» **Your instructions**
A single figure is required: the number of lines below in which the word "return" occurs.
*** Begin section ***
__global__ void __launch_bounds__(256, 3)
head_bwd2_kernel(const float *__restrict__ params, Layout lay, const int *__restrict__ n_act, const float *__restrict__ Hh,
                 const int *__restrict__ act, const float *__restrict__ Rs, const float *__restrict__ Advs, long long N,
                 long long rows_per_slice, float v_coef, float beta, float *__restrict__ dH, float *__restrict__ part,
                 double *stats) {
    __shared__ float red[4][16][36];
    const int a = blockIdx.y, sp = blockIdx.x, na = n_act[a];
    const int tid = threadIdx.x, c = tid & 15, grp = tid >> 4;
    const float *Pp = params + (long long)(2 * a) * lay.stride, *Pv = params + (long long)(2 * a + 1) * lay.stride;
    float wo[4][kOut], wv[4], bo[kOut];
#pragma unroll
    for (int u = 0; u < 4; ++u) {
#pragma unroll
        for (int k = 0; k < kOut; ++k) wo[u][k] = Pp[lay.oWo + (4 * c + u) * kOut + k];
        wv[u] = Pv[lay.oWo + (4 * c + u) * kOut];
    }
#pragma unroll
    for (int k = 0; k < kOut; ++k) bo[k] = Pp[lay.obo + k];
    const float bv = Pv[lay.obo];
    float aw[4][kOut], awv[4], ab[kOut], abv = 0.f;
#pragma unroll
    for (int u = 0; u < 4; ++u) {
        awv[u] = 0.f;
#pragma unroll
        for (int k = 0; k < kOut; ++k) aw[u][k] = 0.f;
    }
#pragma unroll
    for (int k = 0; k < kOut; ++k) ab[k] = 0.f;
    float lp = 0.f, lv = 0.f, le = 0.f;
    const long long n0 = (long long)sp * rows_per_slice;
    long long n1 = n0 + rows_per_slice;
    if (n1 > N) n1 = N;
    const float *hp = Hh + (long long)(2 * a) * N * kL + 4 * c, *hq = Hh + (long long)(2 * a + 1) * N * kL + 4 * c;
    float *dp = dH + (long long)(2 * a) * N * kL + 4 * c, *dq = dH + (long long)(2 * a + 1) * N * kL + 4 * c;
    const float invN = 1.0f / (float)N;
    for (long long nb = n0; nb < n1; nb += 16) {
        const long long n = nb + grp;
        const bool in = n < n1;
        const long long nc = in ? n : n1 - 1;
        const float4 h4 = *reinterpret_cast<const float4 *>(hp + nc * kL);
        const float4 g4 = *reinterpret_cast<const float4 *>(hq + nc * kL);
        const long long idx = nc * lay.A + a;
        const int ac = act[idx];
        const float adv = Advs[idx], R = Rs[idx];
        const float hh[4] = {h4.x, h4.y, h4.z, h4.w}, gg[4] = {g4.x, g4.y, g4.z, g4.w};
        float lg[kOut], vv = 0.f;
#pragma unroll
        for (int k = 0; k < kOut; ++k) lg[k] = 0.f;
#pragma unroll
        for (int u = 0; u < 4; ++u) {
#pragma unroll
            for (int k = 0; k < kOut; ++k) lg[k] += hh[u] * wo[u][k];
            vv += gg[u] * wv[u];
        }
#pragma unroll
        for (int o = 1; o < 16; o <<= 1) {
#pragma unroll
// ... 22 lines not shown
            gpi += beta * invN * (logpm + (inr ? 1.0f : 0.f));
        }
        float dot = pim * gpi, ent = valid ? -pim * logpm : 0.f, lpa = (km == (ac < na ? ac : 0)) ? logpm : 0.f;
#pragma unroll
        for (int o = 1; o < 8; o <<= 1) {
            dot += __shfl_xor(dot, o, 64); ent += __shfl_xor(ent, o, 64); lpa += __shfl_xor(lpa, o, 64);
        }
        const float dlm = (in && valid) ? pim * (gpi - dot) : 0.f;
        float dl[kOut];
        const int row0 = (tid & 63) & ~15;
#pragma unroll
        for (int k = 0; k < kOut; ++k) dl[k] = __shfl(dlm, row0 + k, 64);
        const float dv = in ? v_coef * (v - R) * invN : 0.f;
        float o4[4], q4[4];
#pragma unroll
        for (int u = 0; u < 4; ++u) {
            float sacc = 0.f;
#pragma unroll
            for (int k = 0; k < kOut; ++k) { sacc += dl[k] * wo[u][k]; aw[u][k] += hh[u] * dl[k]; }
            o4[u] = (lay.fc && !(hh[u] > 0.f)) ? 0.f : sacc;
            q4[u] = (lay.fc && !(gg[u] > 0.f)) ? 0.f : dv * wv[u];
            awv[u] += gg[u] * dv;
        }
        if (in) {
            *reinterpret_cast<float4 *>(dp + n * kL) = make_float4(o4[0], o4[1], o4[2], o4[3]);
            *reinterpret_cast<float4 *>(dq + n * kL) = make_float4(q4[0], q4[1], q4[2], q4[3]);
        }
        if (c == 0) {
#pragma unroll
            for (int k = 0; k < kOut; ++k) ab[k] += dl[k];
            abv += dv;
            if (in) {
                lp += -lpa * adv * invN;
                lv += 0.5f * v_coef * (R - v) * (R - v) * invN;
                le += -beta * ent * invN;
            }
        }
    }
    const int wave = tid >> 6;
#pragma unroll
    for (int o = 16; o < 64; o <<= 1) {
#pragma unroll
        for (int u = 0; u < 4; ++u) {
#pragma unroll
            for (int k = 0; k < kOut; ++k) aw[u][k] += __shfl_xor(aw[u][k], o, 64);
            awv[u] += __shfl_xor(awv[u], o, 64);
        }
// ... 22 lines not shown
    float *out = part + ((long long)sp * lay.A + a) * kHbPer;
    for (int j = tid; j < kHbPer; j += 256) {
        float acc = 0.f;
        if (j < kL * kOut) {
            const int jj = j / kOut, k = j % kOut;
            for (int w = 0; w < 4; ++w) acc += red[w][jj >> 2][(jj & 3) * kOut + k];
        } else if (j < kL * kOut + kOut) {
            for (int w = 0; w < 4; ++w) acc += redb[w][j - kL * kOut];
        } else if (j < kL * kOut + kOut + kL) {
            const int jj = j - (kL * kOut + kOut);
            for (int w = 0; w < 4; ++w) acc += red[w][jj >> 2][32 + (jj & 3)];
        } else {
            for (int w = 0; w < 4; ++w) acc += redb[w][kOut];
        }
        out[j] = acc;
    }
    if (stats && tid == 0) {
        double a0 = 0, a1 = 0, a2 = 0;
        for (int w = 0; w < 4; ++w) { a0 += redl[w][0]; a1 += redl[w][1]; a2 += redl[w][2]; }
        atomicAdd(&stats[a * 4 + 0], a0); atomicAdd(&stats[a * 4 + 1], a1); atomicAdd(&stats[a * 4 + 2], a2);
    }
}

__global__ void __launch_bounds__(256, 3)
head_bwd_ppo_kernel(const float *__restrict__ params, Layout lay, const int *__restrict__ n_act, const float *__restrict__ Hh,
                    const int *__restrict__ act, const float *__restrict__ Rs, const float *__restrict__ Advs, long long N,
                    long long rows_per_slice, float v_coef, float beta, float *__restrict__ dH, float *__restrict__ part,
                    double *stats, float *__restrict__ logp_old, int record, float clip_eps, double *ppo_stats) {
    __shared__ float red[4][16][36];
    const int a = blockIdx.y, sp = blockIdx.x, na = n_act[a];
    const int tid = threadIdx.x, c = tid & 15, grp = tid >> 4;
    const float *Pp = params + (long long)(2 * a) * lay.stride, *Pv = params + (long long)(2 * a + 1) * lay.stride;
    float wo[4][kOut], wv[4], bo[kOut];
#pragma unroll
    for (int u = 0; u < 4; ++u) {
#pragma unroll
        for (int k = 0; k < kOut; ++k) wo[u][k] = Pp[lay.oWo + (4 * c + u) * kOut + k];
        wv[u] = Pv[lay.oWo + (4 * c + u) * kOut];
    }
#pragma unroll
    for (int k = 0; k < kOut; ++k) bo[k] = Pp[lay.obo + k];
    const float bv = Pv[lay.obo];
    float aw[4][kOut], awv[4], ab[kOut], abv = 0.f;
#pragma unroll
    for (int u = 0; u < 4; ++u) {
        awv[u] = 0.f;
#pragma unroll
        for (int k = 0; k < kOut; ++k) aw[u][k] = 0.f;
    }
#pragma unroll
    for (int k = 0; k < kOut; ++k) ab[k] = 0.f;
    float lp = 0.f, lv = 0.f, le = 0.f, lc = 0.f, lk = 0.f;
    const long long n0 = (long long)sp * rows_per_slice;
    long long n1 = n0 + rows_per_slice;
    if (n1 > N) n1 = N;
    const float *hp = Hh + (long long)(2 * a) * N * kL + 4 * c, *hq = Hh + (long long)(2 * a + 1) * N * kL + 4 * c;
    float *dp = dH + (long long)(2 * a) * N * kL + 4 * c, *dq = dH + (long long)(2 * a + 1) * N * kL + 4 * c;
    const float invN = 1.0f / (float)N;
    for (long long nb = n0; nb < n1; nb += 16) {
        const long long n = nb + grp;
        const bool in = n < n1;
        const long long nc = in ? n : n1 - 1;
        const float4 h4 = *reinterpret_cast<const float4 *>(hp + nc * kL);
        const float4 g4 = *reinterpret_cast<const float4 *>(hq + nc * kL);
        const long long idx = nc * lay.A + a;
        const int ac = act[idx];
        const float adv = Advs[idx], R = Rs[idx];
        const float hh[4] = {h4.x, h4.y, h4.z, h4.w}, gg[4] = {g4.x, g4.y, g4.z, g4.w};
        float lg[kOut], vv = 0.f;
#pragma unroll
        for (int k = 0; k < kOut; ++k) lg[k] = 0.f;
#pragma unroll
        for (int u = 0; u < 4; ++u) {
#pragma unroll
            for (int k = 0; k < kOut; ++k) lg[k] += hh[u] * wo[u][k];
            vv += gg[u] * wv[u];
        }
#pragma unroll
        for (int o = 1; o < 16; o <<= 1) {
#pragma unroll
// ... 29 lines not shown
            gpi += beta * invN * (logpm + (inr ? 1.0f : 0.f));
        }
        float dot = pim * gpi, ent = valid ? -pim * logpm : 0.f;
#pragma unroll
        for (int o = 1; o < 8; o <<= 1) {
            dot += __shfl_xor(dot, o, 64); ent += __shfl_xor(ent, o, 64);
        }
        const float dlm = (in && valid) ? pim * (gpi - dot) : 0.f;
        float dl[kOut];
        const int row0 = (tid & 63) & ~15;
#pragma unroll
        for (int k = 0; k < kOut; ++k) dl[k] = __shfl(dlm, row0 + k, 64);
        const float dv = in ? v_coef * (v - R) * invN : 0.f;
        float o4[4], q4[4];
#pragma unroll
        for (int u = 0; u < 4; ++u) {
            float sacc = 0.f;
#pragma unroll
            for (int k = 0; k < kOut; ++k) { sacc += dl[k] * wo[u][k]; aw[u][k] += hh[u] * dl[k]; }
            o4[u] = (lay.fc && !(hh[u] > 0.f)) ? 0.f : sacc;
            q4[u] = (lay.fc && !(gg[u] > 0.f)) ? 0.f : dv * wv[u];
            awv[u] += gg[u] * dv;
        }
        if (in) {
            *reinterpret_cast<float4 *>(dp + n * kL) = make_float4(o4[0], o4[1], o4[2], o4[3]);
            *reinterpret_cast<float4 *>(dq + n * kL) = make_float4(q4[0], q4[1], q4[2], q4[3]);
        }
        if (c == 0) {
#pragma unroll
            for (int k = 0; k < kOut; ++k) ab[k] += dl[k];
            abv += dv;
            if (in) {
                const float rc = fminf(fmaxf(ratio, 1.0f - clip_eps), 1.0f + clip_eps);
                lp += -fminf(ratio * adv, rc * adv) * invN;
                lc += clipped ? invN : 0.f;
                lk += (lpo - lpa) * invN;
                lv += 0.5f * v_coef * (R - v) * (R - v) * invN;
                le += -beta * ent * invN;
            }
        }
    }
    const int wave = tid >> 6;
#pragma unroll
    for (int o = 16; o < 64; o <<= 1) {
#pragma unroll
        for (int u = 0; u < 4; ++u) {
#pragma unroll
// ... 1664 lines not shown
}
*** End section ***
*** Begin section ***
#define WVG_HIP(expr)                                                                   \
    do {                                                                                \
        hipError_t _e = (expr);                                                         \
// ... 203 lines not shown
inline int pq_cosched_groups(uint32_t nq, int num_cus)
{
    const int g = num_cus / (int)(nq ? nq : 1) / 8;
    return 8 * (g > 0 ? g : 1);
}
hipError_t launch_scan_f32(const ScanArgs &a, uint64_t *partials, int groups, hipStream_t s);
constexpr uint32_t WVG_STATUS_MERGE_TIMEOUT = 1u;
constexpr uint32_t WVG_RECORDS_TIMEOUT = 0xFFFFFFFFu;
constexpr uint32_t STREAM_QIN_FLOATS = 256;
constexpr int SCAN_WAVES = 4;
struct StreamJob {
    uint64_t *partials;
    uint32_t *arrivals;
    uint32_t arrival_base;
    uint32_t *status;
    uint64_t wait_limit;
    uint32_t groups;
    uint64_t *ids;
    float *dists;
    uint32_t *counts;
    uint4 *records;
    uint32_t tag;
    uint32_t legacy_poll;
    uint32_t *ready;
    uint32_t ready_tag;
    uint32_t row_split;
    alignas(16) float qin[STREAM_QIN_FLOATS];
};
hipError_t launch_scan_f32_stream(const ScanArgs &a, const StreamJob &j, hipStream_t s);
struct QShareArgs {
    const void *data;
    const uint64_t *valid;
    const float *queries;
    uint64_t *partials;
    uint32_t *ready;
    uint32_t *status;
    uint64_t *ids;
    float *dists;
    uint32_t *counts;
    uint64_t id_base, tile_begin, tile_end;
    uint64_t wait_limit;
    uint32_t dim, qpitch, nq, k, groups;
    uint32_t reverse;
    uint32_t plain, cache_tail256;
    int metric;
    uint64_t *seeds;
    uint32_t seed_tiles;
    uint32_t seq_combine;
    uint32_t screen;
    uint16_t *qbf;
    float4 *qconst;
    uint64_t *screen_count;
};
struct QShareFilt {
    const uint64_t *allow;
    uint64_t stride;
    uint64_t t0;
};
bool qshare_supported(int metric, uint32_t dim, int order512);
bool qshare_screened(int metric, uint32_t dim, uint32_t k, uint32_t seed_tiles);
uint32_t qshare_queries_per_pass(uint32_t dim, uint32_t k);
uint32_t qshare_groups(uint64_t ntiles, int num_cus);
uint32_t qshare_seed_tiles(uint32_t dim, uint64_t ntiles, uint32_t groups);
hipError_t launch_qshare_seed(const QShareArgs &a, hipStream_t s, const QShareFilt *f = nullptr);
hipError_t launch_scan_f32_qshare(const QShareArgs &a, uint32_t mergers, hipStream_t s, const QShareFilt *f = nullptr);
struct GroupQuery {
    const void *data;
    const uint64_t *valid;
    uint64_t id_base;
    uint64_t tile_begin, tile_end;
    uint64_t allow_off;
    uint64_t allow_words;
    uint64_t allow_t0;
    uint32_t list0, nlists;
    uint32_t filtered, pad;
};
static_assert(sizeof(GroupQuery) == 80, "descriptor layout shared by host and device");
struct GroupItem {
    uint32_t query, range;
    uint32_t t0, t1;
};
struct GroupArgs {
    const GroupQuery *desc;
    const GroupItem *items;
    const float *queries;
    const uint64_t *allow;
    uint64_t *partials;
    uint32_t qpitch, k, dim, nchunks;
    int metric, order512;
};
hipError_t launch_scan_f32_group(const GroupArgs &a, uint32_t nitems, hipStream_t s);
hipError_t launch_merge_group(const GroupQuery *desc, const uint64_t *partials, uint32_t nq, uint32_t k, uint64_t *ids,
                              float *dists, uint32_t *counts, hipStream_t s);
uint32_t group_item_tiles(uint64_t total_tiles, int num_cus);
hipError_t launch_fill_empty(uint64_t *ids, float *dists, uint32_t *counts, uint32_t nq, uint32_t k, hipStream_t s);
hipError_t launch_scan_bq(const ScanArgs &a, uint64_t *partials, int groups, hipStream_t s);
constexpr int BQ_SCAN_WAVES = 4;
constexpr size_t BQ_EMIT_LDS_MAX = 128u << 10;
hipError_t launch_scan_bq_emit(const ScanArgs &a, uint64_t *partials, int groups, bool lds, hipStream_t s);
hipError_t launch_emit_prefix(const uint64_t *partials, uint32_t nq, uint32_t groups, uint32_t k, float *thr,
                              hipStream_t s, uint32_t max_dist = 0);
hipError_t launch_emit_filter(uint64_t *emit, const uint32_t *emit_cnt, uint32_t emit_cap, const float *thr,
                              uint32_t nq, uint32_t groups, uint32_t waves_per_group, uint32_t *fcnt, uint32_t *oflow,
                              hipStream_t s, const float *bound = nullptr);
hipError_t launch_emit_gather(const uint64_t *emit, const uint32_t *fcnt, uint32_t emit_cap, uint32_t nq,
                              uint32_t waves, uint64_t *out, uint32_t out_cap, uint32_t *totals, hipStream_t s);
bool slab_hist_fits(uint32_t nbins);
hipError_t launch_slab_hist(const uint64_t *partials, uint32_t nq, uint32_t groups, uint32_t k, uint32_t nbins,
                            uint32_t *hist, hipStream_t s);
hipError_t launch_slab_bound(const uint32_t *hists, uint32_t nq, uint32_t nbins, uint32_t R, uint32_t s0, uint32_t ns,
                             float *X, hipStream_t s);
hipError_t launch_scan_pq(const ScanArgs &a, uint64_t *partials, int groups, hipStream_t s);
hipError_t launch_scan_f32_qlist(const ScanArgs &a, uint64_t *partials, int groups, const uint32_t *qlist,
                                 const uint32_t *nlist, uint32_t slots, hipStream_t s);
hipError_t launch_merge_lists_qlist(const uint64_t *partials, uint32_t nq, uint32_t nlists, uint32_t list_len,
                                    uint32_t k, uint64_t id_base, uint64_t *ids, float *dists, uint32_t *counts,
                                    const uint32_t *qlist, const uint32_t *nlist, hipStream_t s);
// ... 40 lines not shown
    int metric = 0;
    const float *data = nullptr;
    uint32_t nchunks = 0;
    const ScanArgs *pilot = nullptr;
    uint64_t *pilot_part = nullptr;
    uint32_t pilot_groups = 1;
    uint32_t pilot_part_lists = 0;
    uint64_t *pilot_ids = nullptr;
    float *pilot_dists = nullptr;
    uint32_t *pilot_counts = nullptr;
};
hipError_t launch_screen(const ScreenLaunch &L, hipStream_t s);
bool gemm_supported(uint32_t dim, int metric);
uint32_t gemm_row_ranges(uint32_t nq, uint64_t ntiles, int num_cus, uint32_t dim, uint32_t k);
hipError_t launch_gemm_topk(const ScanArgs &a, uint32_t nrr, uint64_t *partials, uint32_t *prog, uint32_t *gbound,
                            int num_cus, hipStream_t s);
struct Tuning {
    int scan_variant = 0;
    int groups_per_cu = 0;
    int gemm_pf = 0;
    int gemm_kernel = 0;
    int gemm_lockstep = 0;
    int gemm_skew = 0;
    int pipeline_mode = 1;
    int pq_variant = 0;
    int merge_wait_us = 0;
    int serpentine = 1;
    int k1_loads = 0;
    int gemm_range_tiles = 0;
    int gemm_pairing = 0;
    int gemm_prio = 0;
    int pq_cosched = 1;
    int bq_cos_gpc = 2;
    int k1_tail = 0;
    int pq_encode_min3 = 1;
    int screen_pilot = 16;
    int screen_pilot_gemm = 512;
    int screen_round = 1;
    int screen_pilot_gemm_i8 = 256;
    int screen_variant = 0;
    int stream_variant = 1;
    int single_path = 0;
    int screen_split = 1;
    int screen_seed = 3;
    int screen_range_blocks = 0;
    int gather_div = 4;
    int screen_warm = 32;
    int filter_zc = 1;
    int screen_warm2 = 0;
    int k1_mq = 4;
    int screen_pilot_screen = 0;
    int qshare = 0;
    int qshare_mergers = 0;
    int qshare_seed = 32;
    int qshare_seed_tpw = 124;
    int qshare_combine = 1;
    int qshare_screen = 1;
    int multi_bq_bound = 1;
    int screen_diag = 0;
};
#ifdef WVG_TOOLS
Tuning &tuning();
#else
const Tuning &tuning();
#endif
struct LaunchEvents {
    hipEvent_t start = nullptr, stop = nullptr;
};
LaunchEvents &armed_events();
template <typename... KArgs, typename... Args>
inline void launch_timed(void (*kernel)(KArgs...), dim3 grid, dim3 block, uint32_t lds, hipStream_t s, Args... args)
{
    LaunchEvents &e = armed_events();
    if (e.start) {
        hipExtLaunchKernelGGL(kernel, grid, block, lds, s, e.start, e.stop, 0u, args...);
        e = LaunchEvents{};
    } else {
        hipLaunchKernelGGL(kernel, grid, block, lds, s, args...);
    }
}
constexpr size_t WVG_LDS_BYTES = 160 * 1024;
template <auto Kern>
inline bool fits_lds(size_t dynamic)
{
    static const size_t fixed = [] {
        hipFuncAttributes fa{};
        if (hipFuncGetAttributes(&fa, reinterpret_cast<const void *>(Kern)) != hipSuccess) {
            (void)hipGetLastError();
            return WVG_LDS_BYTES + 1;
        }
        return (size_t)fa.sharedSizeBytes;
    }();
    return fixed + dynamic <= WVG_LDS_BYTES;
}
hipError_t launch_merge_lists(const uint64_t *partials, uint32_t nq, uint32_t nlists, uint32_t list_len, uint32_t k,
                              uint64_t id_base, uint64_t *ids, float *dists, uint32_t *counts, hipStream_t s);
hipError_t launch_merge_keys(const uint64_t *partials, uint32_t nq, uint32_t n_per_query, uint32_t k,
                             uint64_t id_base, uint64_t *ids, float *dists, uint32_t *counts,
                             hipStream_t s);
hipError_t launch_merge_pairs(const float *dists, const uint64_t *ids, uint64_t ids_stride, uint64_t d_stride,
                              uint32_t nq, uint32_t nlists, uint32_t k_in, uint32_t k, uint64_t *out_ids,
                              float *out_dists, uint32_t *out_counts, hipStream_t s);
*** End section ***
» **Result of the task**
4